Amerika'da vergi kaçakçılığı ağır bir suçtur ve bu, kasıtlı olarak yasal olmayan yollarla ödenmesi gereken vergi miktarını azaltmayı ifade eder. Genellikle gelir gizleme, giderleri yanlış bildirme, vergi beyan etmeme veya vergileri zamanında ödememe gibi davranışlar şeklinde ortaya çıkar. Amerika Birleşik Devletleri'nin Federal Vergi Kanunu'nun 7201. maddesine göre, vergi kaçakçılığı federal bir suçtur. Bireyler en fazla 5 yıl hapis ve en fazla 250,000 dolar para cezası ile karşılaşabilirken, şirketler en fazla 500,000 dolar para cezası ile karşılaşabilir. Belirli cezalar, vergi kaçakçılığının miktarına ve niteliğine bağlıdır.
Vergi kaçakçılığı suçunun oluşması için aşağıdaki şartların sağlanması gerekir: (1) büyük miktarda vergi ödememek; (2) aktif vergi kaçakçılığı eylemlerinin gerçekleştirilmesi; (3) vergi kaçakçılığına yönelik subjektif bir kastın bulunması. Vergi kaçakçılığına yönelik araştırmalar genellikle finansal işlemler, gelir kaynakları, varlık akışları gibi unsurların geriye dönük incelenmesini ve analiz edilmesini içerir. Kripto para alanında, anonimlik ve merkeziyetsizlik özellikleri nedeniyle vergi kaçakçılıklarının daha kolay gerçekleşmesi mümkündür.
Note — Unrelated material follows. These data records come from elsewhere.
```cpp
__global__ __launch_bounds__(512, 4) void conv11_prob_split_kernel(
    const float* __restrict__ x, const unsigned short* __restrict__ bp, const float* __restrict__ bias,
    const float* __restrict__ skip, const float* __restrict__ pw, const float* __restrict__ pbias,
    float* __restrict__ cost, int Di, int Hi, int Wi, int ZC, int nbx, int nby) {
    using namespace cpvs;
    __shared__ __attribute__((aligned(16))) float ct[PS];
    __shared__ __attribute__((aligned(16))) unsigned short win[8 * 3 * WIN];
    __shared__ __attribute__((aligned(16))) unsigned short bpan[3 * PAN];

    const int tid = threadIdx.x, lane = tid & 63, wave = tid >> 6;
    int b = xcd_block();
    const int bx = b % nbx; b /= nbx;
    const int by = b % nby;
    const int bz = b / nby;
    const int ix0 = bx * (IX - 1), iy0 = by * (IY - 1);
    const int za = bz * ZC, zb = min(za + ZC, Di);
    const int Do = 2 * Di, Ho = 2 * Hi, Wo = 2 * Wi;
    const size_t Vin = (size_t)Di * Hi * Wi, HWi = (size_t)Hi * Wi, HWo = (size_t)Ho * Wo;
    const int i_first = za > 0 ? za - 1 : 0, i_last = zb < Di ? zb : Di - 1;

    const int tx = wave & 1, ty = wave >> 1;
    unsigned short* my = win + wave * 3 * WIN;
    const int pv = lane < NPC ? lane : NPC - 1;
    const int phz = pv / 27, pvv = pv % 27, phr = pvv / 9, phc = pvv % 9;
    const int pgy = iy0 + 2 * ty + phr, pgx = ix0 + 8 * tx + phc;
    const bool pin = pgy < Hi && pgx < Wi;
    const size_t prel = pin ? (((size_t)phz * Hi + pgy) * Wi + pgx) * 8 : 0;
    const int ploff = win_slot(phz * 3 + phr, phc) * 8;
    f32x4 pre[2];
    bool pre_z1 = true;
    auto load_a = [&](int i, int c) {
        pre_z1 = i + 1 < Di;
        const bool ok = pin && (pre_z1 || phz == 0);
        const float* src = x + (ok ? ((size_t)c * Vin + (size_t)i * HWi) * 8 + prel : (size_t)0);
        pre[0] = *reinterpret_cast<const f32x4*>(src);
        pre[1] = *reinterpret_cast<const f32x4*>(src + 4);
    };
    auto store_a = [&]() {
        const bool ok = pin && (pre_z1 || phz == 0);
        const f32x4 z4 = (f32x4){0.f, 0.f, 0.f, 0.f};
        u32x4 p1, p2, p3;
        gs_split8(ok ? pre[0] : z4, ok ? pre[1] : z4, p1, p2, p3);
        *reinterpret_cast<u32x4*>(my + ploff) = p1;
        *reinterpret_cast<u32x4*>(my + WIN + ploff) = p2;
        *reinterpret_cast<u32x4*>(my + 2 * WIN + ploff) = p3;
    };
    const int r = lane & 15, g = lane >> 4;
    int koff[5];
#pragma unroll
    for (int ks = 0; ks < 5; ++ks) {
        const Deconv16Tap t0 = deconv16_tap(ks, 0), t1 = deconv16_tap(ks, 1);
        koff[ks] = win_slot(((g >> 1) ? (t1.dz * 3 + t1.dy) : (t0.dz * 3 + t0.dy)) + (r >> 3), (r & 7) + (g & 1)) * 8;
    }
    const int px = r >> 3, co = r & 7;
    const float bv = bias[co];
    const int sbase0 = (2 * (2 * ty + (g >> 1)) + 1) * RS + (co >> 2) * HS + (2 * (8 * tx + 4 * (g & 1)) + px + 1) * 4 + (co & 3);
    const int srow = 2 * (iy0 + 2 * ty + (g >> 1)), scol = 2 * (ix0 + 8 * tx + 4 * (g & 1)) + px;
    const unsigned sbase = (unsigned)((((size_t)srow * Wo + scol) * 8 + co) * 4);
    const bool vy0 = srow < Ho, vy1 = srow + 1 < Ho;
    bool vx[4];
#pragma unroll
    for (int e = 0; e < 4; ++e) vx[e] = scol + 2 * e < Wo;
    const __amdgpu_buffer_rsrc_t srs =
        __builtin_amdgcn_make_buffer_rsrc(const_cast<float*>(skip), (short)0, (int)((size_t)Do * HWo * 32), 0x00020000);
    float sk[4][4];
    auto load_skip = [&](int i) {
#pragma unroll
        for (int c = 0; c < 4; ++c) {
            const unsigned so = (unsigned)((((size_t)(2 * i + (c >> 1)) * Ho + (c & 1)) * Wo) * 32);
#pragma unroll
            for (int e = 0; e < 4; ++e)
                sk[c][e] = __builtin_bit_cast(float, __builtin_amdgcn_raw_buffer_load_b32(srs, (int)(sbase + 64 * e), (int)so, 0));
        }
    };
    const u32x4* bsrc = reinterpret_cast<const u32x4*>(bpan) + lane;
    f32x4 acc[4];
    auto mfma_chunk = [&](int c) {
#pragma unroll
        for (int ks = 0; ks < 5; ++ks) {
            const int cls = deconv16_tap(ks, 0).cls;
            const int kq = koff[ks];
            const int bq = c * 5 + ks;
            const u32x4 a1 = *reinterpret_cast<const u32x4*>(my + kq);
            const u32x4 a2 = *reinterpret_cast<const u32x4*>(my + WIN + kq);
            const u32x4 a3 = *reinterpret_cast<const u32x4*>(my + 2 * WIN + kq);
            const u32x4 b1 = bsrc[(0 * 10 + bq) * 64];
            const u32x4 b2 = bsrc[(1 * 10 + bq) * 64];
            const u32x4 b3 = bsrc[(2 * 10 + bq) * 64];
            acc[cls] = mfma16<MVS_BF16>(a3, b1, acc[cls]);
            acc[cls] = mfma16<MVS_BF16>(a1, b3, acc[cls]);
            acc[cls] = mfma16<MVS_BF16>(a2, b2, acc[cls]);
            acc[cls] = mfma16<MVS_BF16>(a2, b1, acc[cls]);
            acc[cls] = mfma16<MVS_BF16>(a1, b2, acc[cls]);
            acc[cls] = mfma16<MVS_BF16>(a1, b1, acc[cls]);
        }
    };
    auto scatter = [&](int pz, const f32x4& s0, const f32x4& s1) {
#pragma unroll
        for (int c = 0; c < 2; ++c) {
            float* dst = ct + c * RS + sbase0;
#pragma unroll
            for (int e = 0; e < 4; ++e) {
                const float v = relu((c ? s1 : s0)[e]) + sk[2 * pz + c][e];
                dst[8 * e] = ((c ? vy1 : vy0) && vx[e]) ? v : 0.0f;
            }
        }
    };

    const int lx = tid & 31, ly = tid >> 5;
    const int gyo = 2 * iy0 + ly, gxo = 2 * ix0 + lx;
    const bool pvalid = gyo < Ho && gxo < Wo && (ly >= 1 || iy0 == 0) && (ly <= OY - 2 || gyo == Ho - 1) &&
                        (lx >= 1 || ix0 == 0) && (lx <= OX - 2 || gxo == Wo - 1);
    const size_t pout = (size_t)gyo * Wo + gxo;
    const int cbase = ly * RS + lx * 4;
    auto stencil = [&](f32x2& k2, f32x2& k1, f32x2& k0) {
        const float* base = ct + cbase;
#pragma unroll 1
        for (int kx = 0; kx < 3; ++kx) {
            f32x4 v[3][2];
#pragma unroll
            for (int rr = 0; rr < 3; ++rr)
#pragma unroll
                for (int hf = 0; hf < 2; ++hf)
                    v[rr][hf] = *reinterpret_cast<const f32x4*>(base + rr * RS + hf * HS + kx * 4);
#pragma unroll
            for (int ky = 0; ky < 3; ++ky) {
                const float* w2 = pw + ((2 * 3 + ky) * 3 + kx) * 8;
                const float* w1 = pw + ((1 * 3 + ky) * 3 + kx) * 8;
                const float* w0 = pw + ((0 * 3 + ky) * 3 + kx) * 8;
#pragma unroll
                for (int c2 = 0; c2 < 4; ++c2) {
                    const f32x4 q = v[ky][c2 >> 1];
                    const f32x2 d = (c2 & 1) ? (f32x2){q.z, q.w} : (f32x2){q.x, q.y};
                    k2 = __builtin_elementwise_fma(d, (f32x2){w2[2 * c2], w2[2 * c2 + 1]}, k2);
                    k1 = __builtin_elementwise_fma(d, (f32x2){w1[2 * c2], w1[2 * c2 + 1]}, k1);
                    k0 = __builtin_elementwise_fma(d, (f32x2){w0[2 * c2], w0[2 * c2 + 1]}, k0);
                }
            }
        }
    };
    const __amdgpu_buffer_rsrc_t crs = __builtin_amdgcn_make_buffer_rsrc(cost, (short)0, (int)((size_t)Do * HWo * 4), 0x00020000);
    auto emit = [&](int oz, const f32x2& sv, bool live) {
        const unsigned off = (pvalid && live) ? (unsigned)(((size_t)oz * HWo + pout) * 4) : 0xFFFFFFFCu;
        __builtin_amdgcn_raw_buffer_store_b32(__builtin_bit_cast(unsigned, sv.x + sv.y), crs, (int)off, 0, 0);
    };

    const float pb = pbias[0];
    const f32x2 fresh = {pb, 0.0f};
    f32x2 A = fresh, B = fresh, C = fresh;

    for (int k = tid; k < PS / 4; k += 512) reinterpret_cast<f32x4*>(ct)[k] = (f32x4){0.f, 0.f, 0.f, 0.f};
    for (int k = tid; k < 3 * PAN / 8; k += 512) reinterpret_cast<u32x4*>(bpan)[k] = reinterpret_cast<const u32x4*>(bp)[k];
    load_a(i_first, 0);
    __builtin_amdgcn_sched_barrier(0);
    load_skip(i_first);
    __syncthreads();

    auto stage = [&](int i_next, int c_next) {
        store_a();
        __builtin_amdgcn_wave_barrier();
        __builtin_amdgcn_sched_barrier(0);
        load_a(i_next, c_next);
        __builtin_amdgcn_sched_barrier(0);
    };
#pragma unroll 1
    for (int i = i_first; i <= i_last; ++i) {
        const bool de = i >= za, dodd = i < zb;
        stage(i, 1);
#pragma unroll
        for (int c = 0; c < 4; ++c) acc[c] = (f32x4){bv, bv, bv, bv};
        mfma_chunk(0);
        __builtin_amdgcn_wave_barrier();
        __builtin_amdgcn_sched_barrier(0);
        stage(min(i + 1, i_last), 0);
        mfma_chunk(1);
        if (de) scatter(0, acc[0], acc[1]);
        __syncthreads();
        if (de) stencil(A, B, C);
        emit(max(2 * i - 1, 0), A, de && i > za);
        A = fresh;
        __syncthreads();
        if (dodd) scatter(1, acc[2], acc[3]);
        load_skip(min(i + 1, i_last));
        __syncthreads();
        if (dodd) stencil(B, C, A);
        emit(2 * i, B, dodd && de);
        const f32x2 t = A;
        A = C;
        B = t;
        C = fresh;
        __syncthreads();
    }
    emit(Do - 1, A, zb == Di);
}

bool conv11_prob_enabled(int dtype) {
    return options().fuse_prob && (dtype == MVS_F32 || mfma16_enabled());
}

int launch_conv11_prob(const void* x, const void* skip, float* cost, const float* blob, int Di, int Hi, int Wi,
                       int dtype, hipStream_t s) {
    using namespace cp;
    if (dtype != MVS_F32 && dtype != MVS_F16 && dtype != MVS_BF16)
        return fail(MVS_ERR_BAD_DTYPE, "conv11_prob: unknown dtype %d", dtype);
    if ((size_t)Di * Hi * Wi * 64 >= ((size_t)1 << 31))
        return fail(MVS_ERR_BAD_SHAPE, "conv11_prob: plane exceeds 31-bit offsets");
    const BlobLayout L = blob_layout();
    const int Ho = 2 * Hi, Wo = 2 * Wi;
    const int nbx = (Wo - 2 + PX - 1) / PX > 0 ? (Wo - 2 + PX - 1) / PX : 1;
    const int nby = (Ho - 2 + PY - 1) / PY > 0 ? (Ho - 2 + PY - 1) / PY : 1;
    const int cus = device_cus();
    const int ntile = nbx * nby, slots = 2 * cus;
    int best = 1;
    double best_eff = 0.0;
    for (int nz = 1; nz <= (Di + 3) / 4; ++nz) {
        const int zc = (Di + nz - 1) / nz, nzc_ = (Di + zc - 1) / zc;
        const long nb = (long)ntile * nzc_;
        const double eff = (double)nb / (double)(((nb + slots - 1) / slots) * slots) * zc / (zc + 1.5);
        if (eff > best_eff + 1e-9) { best_eff = eff; best = nz; }
    }
    int ZC = (Di + best - 1) / best;
    if (ZC < 4) ZC = 4;
    if (ZC > Di) ZC = Di;
    const int nzc = (Di + ZC - 1) / ZC;
    const dim3 grid(nbx * nby * nzc);
    if (dtype == MVS_F32 && options().tail_split && (size_t)Di * Hi * Wi * 256 < ((size_t)1 << 32)) {
        conv11_prob_split_kernel<<<grid, 512, 0, s>>>(
            static_cast<const float*>(x), reinterpret_cast<const unsigned short*>(blob + L.s16_off[9]), blob + L.b_off[9],
            static_cast<const float*>(skip), blob + L.w_off[10], blob + L.b_off[10], cost, Di, Hi, Wi, ZC, nbx, nby);
    } else if (dtype == MVS_F32) {
        conv11_prob_priv_kernel<MVS_F32><<<grid, 512, 0, s>>>(x, blob + L.gp_off[9], blob + L.b_off[9], skip,
                                                               blob + L.w_off[10], blob + L.b_off[10], cost, Di, Hi, Wi,
                                                               ZC, nbx, nby);
    } else {
        const unsigned short* bp16 = reinterpret_cast<const unsigned short*>(blob + L.h16_off[dtype == MVS_F16 ? 0 : 1][9]);
        if (dtype == MVS_F16)
            conv11_prob16_kernel<MVS_F16><<<grid, 512, 0, s>>>(x, bp16, blob + L.b_off[9], skip, blob + L.w_off[10],
                                                               blob + L.b_off[10], cost, Di, Hi, Wi, ZC, nbx, nby);
        else
            conv11_prob16_kernel<MVS_BF16><<<grid, 512, 0, s>>>(x, bp16, blob + L.b_off[9], skip, blob + L.w_off[10],
                                                                blob + L.b_off[10], cost, Di, Hi, Wi, ZC, nbx, nby);
    }
    return check_hip(hipGetLastError(), "conv11_prob launch");
}

}
```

2.2 İki durumda yer alan vergi ile ilgili eylemler
ABD'de, ICO'nun çeşitli aşamaları vergi yükümlülüklerini içerebilir; proje sahipleri ve yatırımcılar farklı aşamalarda farklı vergi sorumlulukları üstlenir. Proje sahipleri ICO sırasında fon toplarken vergi uyum gerekliliklerine uymak zorundadır. ICO ile toplanan fonlar satış geliri veya sermaye artırımı olarak değerlendirilebilir. Şirketin işletme giderlerini, yeni teknolojiler geliştirmeyi veya iş genişletmeyi finanse etmek için kullanılıyorsa, bu fonlar şirket geliri olarak kabul edilmeli ve yasal olarak vergi ödenmelidir.
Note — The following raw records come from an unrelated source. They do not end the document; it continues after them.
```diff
@@ -146,11 +226,20 @@
                                    float* reward, uint8_t* done, float* term_obs, int W, float dt, int substeps,
                                    int pgs_iters, hipStream_t st) {
     if (n < 1 || n > kMaxKernelDofs || W < 1) return hipErrorInvalidValue;
-    if (n <= 9)
-        return group_n<9>(P, n, cons, dual, T, S, V, pid, targets, obs, reward, done, term_obs, W, dt, substeps,
-                          pgs_iters, st);
-    return group_n<kMaxKernelDofs>(P, n, cons, dual, T, S, V, pid, targets, obs, reward, done, term_obs, W, dt,
-                                   substeps, pgs_iters, st);
-}
-
-}
+    const size_t nw = static_cast<size_t>(n) * static_cast<size_t>(W);
+    if (S.qd != S.q + nw || S.pid_i != S.pid_e + nw || S.pid_u != S.pid_e + 2 * nw || S.qlo != S.pid_e + 3 * nw ||
+        V.steps != V.episode + W)
+        return hipErrorInvalidValue;
+    dev::GroupArgs A{};
+    A.obs = obs; A.reward = reward; A.done = done; A.term_obs = term_obs;
+    A.substeps = substeps; A.pgs_iters = pgs_iters;
+    A.max_steps = T.max_steps;
+    A.seed_lo = T.seed_lo; A.seed_hi = T.seed_hi;
+    A.world_offset = T.world_offset;
+    A.home_noise = T.home_noise;
+    const GroupCall c{P, pid, S.q, S.pid_e, targets, V.episode, W, n, dt, A, st};
+    if (n <= 9) return group_n<9>(cons, dual, c);
+    return group_n<kMaxKernelDofs>(cons, dual, c);
+}
+
+}
diff --git a/gym-ignition_amd/csrc/xcd.hpp b/gym-ignition_amd/csrc/xcd.hpp
--- a/gym-ignition_amd/csrc/xcd.hpp
+++ b/gym-ignition_amd/csrc/xcd.hpp
@@ -5,11 +5,13 @@
 namespace mw {
 namespace dev {
 
-__device__ __forceinline__ int xcd_block() {
-    const int nb = static_cast<int>(gridDim.x), bx = static_cast<int>(blockIdx.x);
+__device__ __forceinline__ int xcd_block(int nb) {
+    const int bx = static_cast<int>(blockIdx.x);
     const int q = nb >> 3, r = nb & 7, x = bx & 7;
     return x * q + (x < r ? x : r) + (bx >> 3);
 }
 
+__device__ __forceinline__ int xcd_block() { return xcd_block(static_cast<int>(gridDim.x)); }
+
 }
 }
```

Yatırımcılar, ICO aracılığıyla token elde ettikten sonra vergi yükümlülüğüne de sahiptir. Özellikle elde edilen token'lar ödül veya airdrop sağladığında, bu ödüller sermaye kazancı olarak değerlendirilecek ve sermaye kazancı vergisi ödenecektir. Airdrop ve ödül token'larının değeri genellikle piyasa değeri üzerinden hesaplanır ve vergi beyannamesine dahil edilir. Yatırımcıların token satışı ile elde ettikleri kârlar da sermaye kazancı vergisine tabi olacaktır.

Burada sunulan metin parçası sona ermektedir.